* [PROBLEM DETAILS]
Range to output from the entries below: the line containing "488 lines not shown" through the line containing "const Grp grp = make_grp<G>(lane);". Set it down exactly, ends included, nothing else.

* [AVAILABLE DATA]

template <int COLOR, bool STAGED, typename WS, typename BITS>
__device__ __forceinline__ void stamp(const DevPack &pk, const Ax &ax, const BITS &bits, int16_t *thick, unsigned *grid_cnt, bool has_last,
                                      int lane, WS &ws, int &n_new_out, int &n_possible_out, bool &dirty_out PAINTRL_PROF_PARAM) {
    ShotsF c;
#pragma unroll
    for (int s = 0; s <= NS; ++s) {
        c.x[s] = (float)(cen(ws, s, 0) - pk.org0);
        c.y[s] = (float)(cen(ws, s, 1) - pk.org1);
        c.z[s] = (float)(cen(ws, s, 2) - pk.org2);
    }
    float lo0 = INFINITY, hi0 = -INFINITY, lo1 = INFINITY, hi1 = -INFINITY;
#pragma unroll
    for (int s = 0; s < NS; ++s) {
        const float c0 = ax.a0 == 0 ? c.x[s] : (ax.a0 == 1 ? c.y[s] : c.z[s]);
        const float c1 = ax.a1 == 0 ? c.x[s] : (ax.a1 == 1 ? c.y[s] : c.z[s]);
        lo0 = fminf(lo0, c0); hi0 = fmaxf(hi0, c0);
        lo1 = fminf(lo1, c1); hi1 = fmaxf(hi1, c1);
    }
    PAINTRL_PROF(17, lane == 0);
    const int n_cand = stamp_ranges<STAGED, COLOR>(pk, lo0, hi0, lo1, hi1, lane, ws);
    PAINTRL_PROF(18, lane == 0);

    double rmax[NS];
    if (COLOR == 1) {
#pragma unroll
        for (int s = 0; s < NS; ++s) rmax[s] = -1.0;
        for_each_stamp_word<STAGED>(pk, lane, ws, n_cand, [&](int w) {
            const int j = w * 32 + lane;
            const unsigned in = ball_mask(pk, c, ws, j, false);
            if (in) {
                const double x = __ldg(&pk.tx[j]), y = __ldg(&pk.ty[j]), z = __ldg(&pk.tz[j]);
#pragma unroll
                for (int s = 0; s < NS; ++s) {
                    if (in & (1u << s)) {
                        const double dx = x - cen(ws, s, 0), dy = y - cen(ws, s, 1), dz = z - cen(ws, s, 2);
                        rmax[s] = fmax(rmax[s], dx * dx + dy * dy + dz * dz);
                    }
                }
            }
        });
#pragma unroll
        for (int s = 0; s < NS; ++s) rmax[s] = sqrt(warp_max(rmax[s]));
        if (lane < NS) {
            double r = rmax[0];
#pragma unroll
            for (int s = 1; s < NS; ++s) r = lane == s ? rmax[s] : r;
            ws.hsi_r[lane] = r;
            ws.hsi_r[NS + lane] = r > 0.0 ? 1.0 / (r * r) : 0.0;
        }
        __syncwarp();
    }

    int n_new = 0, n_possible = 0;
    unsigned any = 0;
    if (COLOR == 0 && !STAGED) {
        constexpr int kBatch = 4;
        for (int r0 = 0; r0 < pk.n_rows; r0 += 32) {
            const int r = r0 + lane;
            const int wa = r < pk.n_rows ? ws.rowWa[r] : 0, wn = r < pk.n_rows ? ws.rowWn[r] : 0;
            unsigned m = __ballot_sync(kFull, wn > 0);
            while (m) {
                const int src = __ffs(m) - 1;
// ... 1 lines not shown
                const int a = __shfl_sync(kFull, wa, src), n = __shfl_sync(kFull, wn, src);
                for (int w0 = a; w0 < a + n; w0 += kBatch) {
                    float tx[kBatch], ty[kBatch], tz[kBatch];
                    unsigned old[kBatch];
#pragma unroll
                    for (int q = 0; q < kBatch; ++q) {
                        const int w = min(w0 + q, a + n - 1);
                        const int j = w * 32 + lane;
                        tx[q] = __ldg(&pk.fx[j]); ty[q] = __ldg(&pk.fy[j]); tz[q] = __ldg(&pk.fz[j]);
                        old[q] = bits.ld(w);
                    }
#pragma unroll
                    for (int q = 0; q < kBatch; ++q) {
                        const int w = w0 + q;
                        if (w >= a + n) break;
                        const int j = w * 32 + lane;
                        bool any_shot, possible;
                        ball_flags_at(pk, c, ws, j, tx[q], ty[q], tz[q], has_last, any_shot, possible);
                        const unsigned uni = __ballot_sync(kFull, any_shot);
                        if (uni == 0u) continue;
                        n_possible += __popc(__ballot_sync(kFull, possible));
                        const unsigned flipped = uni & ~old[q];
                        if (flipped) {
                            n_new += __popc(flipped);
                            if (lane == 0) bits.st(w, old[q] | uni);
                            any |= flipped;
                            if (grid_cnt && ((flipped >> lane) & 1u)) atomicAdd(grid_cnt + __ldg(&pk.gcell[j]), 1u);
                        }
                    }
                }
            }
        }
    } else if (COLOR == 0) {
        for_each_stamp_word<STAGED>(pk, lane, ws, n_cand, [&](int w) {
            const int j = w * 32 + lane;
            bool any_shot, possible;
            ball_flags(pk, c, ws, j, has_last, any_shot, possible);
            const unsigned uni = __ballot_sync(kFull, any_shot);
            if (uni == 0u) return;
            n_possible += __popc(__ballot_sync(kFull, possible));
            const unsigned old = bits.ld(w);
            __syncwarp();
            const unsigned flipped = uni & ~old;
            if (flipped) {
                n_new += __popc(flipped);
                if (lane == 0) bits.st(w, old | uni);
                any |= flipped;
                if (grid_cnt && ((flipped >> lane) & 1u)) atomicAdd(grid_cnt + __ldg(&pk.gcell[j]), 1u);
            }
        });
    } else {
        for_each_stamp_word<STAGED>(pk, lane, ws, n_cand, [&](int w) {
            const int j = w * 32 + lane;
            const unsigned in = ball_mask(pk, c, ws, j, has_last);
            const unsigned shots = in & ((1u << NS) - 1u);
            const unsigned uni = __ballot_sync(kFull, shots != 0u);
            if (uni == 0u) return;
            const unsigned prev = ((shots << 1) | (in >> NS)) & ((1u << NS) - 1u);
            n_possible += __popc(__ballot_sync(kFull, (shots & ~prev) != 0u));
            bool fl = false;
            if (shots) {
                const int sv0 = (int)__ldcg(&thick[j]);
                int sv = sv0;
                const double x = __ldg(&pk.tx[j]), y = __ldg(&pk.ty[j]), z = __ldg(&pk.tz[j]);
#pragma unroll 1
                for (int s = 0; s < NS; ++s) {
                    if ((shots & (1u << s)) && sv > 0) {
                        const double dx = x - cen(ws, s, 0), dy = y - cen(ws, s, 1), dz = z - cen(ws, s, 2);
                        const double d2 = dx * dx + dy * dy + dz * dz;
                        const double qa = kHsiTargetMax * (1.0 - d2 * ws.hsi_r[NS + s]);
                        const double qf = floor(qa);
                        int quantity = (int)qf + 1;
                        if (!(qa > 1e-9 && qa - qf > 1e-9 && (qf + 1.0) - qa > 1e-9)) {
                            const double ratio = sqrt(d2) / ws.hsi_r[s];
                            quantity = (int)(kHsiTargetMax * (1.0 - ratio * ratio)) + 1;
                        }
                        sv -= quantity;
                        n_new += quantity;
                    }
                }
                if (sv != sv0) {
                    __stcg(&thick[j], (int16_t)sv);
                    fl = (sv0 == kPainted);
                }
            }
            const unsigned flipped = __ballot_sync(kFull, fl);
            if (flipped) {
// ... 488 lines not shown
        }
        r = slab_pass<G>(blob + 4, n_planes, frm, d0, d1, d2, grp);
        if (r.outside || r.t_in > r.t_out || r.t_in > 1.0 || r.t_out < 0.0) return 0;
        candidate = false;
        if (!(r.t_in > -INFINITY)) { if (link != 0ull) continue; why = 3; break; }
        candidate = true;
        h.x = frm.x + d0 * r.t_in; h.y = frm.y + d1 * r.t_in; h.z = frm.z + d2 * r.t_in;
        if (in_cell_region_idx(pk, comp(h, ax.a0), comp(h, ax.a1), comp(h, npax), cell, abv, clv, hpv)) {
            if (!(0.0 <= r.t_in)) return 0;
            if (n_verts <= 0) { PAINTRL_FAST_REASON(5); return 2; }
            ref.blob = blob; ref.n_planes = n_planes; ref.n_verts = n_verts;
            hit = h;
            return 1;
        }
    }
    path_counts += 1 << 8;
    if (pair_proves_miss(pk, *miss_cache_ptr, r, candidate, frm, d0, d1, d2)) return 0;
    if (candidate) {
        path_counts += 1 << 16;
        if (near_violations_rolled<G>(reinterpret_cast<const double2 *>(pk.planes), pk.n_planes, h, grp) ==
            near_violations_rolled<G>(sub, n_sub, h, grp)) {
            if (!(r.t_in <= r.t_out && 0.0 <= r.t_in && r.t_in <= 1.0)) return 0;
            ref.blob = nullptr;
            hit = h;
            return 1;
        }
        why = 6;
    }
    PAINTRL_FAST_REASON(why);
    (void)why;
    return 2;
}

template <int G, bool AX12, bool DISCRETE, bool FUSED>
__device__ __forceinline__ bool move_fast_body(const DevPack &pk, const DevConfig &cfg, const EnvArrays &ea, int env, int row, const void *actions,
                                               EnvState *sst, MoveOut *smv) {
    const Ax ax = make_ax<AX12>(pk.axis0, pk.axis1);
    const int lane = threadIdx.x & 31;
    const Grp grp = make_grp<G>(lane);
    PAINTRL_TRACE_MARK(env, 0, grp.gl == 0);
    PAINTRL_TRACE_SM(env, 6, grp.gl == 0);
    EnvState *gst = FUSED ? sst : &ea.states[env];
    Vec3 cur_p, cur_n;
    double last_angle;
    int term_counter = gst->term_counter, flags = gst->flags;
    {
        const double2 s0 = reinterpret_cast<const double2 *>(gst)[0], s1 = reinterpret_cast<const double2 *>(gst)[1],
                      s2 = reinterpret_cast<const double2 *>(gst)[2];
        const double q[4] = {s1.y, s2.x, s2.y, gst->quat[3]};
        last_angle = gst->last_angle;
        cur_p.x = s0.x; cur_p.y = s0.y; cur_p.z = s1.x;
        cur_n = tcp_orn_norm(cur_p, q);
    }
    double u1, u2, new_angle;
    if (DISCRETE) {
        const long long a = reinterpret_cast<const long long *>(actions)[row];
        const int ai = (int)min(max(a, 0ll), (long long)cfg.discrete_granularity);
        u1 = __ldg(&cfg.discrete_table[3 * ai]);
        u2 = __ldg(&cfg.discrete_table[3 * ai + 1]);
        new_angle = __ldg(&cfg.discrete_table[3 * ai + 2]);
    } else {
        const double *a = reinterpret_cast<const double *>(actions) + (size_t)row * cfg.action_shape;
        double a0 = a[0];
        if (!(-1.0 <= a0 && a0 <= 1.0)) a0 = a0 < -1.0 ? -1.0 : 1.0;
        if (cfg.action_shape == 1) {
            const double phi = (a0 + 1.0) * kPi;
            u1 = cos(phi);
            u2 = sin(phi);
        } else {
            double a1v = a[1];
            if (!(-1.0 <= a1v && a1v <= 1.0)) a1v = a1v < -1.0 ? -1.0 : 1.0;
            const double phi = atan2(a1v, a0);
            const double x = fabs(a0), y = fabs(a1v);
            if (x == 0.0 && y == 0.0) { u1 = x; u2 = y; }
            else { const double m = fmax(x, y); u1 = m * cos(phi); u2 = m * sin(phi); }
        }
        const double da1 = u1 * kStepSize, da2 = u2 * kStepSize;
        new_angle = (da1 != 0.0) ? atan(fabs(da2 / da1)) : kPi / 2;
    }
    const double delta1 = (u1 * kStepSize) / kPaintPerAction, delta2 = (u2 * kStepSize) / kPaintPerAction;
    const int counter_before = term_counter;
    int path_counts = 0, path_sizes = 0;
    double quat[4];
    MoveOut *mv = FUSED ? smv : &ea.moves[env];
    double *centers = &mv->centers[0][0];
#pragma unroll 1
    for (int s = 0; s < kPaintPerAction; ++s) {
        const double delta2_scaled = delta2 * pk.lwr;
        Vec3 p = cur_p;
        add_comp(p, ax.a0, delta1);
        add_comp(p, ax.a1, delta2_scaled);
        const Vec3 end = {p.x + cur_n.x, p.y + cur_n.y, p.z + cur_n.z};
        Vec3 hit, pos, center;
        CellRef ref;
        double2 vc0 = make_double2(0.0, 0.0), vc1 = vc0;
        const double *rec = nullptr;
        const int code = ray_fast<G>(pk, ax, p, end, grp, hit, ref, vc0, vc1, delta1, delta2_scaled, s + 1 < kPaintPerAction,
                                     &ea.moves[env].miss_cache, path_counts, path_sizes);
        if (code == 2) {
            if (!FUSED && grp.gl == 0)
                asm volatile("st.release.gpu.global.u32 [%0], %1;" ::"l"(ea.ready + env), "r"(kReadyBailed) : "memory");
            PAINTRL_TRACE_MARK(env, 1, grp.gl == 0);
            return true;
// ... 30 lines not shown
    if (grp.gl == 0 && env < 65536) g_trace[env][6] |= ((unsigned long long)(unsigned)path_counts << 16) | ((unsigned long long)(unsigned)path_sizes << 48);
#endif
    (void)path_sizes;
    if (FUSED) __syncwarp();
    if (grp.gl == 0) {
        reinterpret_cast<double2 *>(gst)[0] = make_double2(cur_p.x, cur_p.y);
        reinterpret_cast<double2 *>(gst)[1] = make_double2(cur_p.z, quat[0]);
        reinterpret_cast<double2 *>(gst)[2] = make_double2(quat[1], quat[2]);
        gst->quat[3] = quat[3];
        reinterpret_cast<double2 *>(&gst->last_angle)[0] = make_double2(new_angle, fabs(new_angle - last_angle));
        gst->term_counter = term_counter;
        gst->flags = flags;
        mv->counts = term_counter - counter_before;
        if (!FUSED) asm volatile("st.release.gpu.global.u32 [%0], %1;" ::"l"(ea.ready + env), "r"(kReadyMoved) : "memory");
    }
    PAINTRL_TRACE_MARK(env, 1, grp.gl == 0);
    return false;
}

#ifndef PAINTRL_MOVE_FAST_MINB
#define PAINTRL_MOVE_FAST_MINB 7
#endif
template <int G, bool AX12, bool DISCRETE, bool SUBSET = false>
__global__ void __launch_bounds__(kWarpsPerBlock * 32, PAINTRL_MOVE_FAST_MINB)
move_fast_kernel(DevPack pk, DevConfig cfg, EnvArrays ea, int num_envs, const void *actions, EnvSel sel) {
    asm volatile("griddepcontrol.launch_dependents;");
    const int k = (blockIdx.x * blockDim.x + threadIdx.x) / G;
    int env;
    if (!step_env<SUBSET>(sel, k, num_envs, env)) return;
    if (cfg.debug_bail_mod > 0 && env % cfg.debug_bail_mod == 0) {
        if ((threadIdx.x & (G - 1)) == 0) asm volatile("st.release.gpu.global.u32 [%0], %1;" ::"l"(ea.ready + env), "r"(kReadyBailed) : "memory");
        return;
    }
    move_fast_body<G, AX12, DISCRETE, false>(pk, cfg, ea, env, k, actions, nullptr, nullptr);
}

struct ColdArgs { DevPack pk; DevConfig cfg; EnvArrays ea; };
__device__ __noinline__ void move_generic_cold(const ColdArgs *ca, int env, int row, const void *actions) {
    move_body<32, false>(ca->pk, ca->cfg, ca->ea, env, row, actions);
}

---

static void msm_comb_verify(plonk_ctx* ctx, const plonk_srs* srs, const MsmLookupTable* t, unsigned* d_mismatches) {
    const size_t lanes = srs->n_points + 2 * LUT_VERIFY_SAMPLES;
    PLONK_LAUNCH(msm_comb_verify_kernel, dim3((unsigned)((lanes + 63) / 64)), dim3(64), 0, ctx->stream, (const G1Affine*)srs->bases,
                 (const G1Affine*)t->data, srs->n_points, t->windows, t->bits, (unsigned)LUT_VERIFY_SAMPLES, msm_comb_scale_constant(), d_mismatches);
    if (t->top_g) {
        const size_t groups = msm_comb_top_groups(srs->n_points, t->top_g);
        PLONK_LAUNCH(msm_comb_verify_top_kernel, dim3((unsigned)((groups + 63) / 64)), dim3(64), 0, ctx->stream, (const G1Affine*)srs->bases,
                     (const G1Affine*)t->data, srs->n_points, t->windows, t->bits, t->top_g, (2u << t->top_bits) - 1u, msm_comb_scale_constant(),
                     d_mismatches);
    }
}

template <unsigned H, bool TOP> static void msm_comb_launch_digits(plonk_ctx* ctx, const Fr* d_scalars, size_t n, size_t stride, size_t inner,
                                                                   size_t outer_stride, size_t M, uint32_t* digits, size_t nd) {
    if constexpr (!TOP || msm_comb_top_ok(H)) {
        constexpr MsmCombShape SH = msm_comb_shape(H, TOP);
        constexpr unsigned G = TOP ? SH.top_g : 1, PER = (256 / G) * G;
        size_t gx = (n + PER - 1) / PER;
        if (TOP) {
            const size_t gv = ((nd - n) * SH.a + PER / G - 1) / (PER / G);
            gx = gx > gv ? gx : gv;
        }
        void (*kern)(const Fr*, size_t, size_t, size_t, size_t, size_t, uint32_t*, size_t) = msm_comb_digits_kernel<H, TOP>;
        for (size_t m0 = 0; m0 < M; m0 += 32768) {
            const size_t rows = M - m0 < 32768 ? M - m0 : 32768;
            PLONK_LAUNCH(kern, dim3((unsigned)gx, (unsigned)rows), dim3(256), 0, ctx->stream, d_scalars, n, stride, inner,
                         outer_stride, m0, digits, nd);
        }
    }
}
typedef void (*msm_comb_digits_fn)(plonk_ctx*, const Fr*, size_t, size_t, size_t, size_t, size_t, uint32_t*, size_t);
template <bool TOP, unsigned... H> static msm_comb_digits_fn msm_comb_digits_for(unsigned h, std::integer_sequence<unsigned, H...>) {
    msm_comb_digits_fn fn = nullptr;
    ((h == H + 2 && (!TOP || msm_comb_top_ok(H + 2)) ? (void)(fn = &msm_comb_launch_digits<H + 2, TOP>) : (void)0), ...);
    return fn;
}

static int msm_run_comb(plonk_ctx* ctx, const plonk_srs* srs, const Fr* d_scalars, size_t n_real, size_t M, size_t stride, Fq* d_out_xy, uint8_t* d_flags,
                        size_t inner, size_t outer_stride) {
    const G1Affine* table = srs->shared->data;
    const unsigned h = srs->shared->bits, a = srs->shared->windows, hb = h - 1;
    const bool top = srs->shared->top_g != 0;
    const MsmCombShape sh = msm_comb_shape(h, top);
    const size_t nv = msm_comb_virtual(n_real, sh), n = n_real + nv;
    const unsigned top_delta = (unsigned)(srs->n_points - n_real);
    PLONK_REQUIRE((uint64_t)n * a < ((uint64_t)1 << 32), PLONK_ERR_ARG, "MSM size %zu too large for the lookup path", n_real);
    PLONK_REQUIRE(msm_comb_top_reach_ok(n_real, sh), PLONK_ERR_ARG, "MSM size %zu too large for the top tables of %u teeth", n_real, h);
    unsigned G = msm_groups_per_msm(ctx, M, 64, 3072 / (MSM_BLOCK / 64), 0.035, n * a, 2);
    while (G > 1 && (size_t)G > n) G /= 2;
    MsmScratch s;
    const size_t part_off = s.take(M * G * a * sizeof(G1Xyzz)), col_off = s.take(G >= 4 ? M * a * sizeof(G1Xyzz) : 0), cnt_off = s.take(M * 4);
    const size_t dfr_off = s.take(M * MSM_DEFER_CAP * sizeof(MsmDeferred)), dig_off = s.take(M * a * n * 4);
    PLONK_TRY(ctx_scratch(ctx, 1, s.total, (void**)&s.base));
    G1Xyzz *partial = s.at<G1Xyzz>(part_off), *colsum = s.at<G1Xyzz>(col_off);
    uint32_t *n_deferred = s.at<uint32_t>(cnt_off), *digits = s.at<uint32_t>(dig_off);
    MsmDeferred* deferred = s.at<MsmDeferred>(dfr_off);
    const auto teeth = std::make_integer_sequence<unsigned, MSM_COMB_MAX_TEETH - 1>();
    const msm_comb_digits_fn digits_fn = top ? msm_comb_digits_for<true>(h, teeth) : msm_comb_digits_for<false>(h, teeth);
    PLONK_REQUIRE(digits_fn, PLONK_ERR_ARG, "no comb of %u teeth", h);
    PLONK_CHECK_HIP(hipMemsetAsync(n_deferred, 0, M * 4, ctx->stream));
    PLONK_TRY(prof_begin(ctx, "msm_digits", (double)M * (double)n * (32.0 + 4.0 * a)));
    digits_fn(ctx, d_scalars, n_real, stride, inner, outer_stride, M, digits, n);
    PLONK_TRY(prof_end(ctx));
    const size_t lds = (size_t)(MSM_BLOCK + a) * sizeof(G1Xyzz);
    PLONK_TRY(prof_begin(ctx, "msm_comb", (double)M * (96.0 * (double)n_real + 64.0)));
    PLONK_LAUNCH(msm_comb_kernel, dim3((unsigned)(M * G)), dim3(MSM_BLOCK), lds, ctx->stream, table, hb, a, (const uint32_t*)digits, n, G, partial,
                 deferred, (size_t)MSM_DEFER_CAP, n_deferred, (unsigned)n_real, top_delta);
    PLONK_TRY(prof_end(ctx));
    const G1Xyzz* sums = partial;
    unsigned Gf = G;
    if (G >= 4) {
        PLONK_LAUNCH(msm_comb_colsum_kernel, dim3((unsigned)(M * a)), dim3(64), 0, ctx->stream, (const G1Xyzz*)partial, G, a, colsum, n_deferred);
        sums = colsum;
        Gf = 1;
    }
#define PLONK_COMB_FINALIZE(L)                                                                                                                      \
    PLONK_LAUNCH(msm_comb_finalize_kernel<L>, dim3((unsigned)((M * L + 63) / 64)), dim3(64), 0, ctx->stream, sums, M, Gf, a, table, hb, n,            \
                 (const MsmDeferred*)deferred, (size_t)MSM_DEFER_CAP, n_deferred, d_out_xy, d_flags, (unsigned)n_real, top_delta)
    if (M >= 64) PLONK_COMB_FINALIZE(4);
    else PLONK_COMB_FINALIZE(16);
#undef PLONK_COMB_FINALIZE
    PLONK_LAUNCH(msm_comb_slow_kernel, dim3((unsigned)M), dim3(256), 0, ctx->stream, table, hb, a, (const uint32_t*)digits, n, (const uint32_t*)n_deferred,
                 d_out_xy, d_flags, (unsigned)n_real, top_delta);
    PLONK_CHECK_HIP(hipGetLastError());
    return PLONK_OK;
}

* [TASK ANSWER]
// ... 488 lines not shown
        }
        r = slab_pass<G>(blob + 4, n_planes, frm, d0, d1, d2, grp);
        if (r.outside || r.t_in > r.t_out || r.t_in > 1.0 || r.t_out < 0.0) return 0;
        candidate = false;
        if (!(r.t_in > -INFINITY)) { if (link != 0ull) continue; why = 3; break; }
        candidate = true;
        h.x = frm.x + d0 * r.t_in; h.y = frm.y + d1 * r.t_in; h.z = frm.z + d2 * r.t_in;
        if (in_cell_region_idx(pk, comp(h, ax.a0), comp(h, ax.a1), comp(h, npax), cell, abv, clv, hpv)) {
            if (!(0.0 <= r.t_in)) return 0;
            if (n_verts <= 0) { PAINTRL_FAST_REASON(5); return 2; }
            ref.blob = blob; ref.n_planes = n_planes; ref.n_verts = n_verts;
            hit = h;
            return 1;
        }
    }
    path_counts += 1 << 8;
    if (pair_proves_miss(pk, *miss_cache_ptr, r, candidate, frm, d0, d1, d2)) return 0;
    if (candidate) {
        path_counts += 1 << 16;
        if (near_violations_rolled<G>(reinterpret_cast<const double2 *>(pk.planes), pk.n_planes, h, grp) ==
            near_violations_rolled<G>(sub, n_sub, h, grp)) {
            if (!(r.t_in <= r.t_out && 0.0 <= r.t_in && r.t_in <= 1.0)) return 0;
            ref.blob = nullptr;
            hit = h;
            return 1;
        }
        why = 6;
    }
    PAINTRL_FAST_REASON(why);
    (void)why;
    return 2;
}

template <int G, bool AX12, bool DISCRETE, bool FUSED>
__device__ __forceinline__ bool move_fast_body(const DevPack &pk, const DevConfig &cfg, const EnvArrays &ea, int env, int row, const void *actions,
                                               EnvState *sst, MoveOut *smv) {
    const Ax ax = make_ax<AX12>(pk.axis0, pk.axis1);
    const int lane = threadIdx.x & 31;
    const Grp grp = make_grp<G>(lane);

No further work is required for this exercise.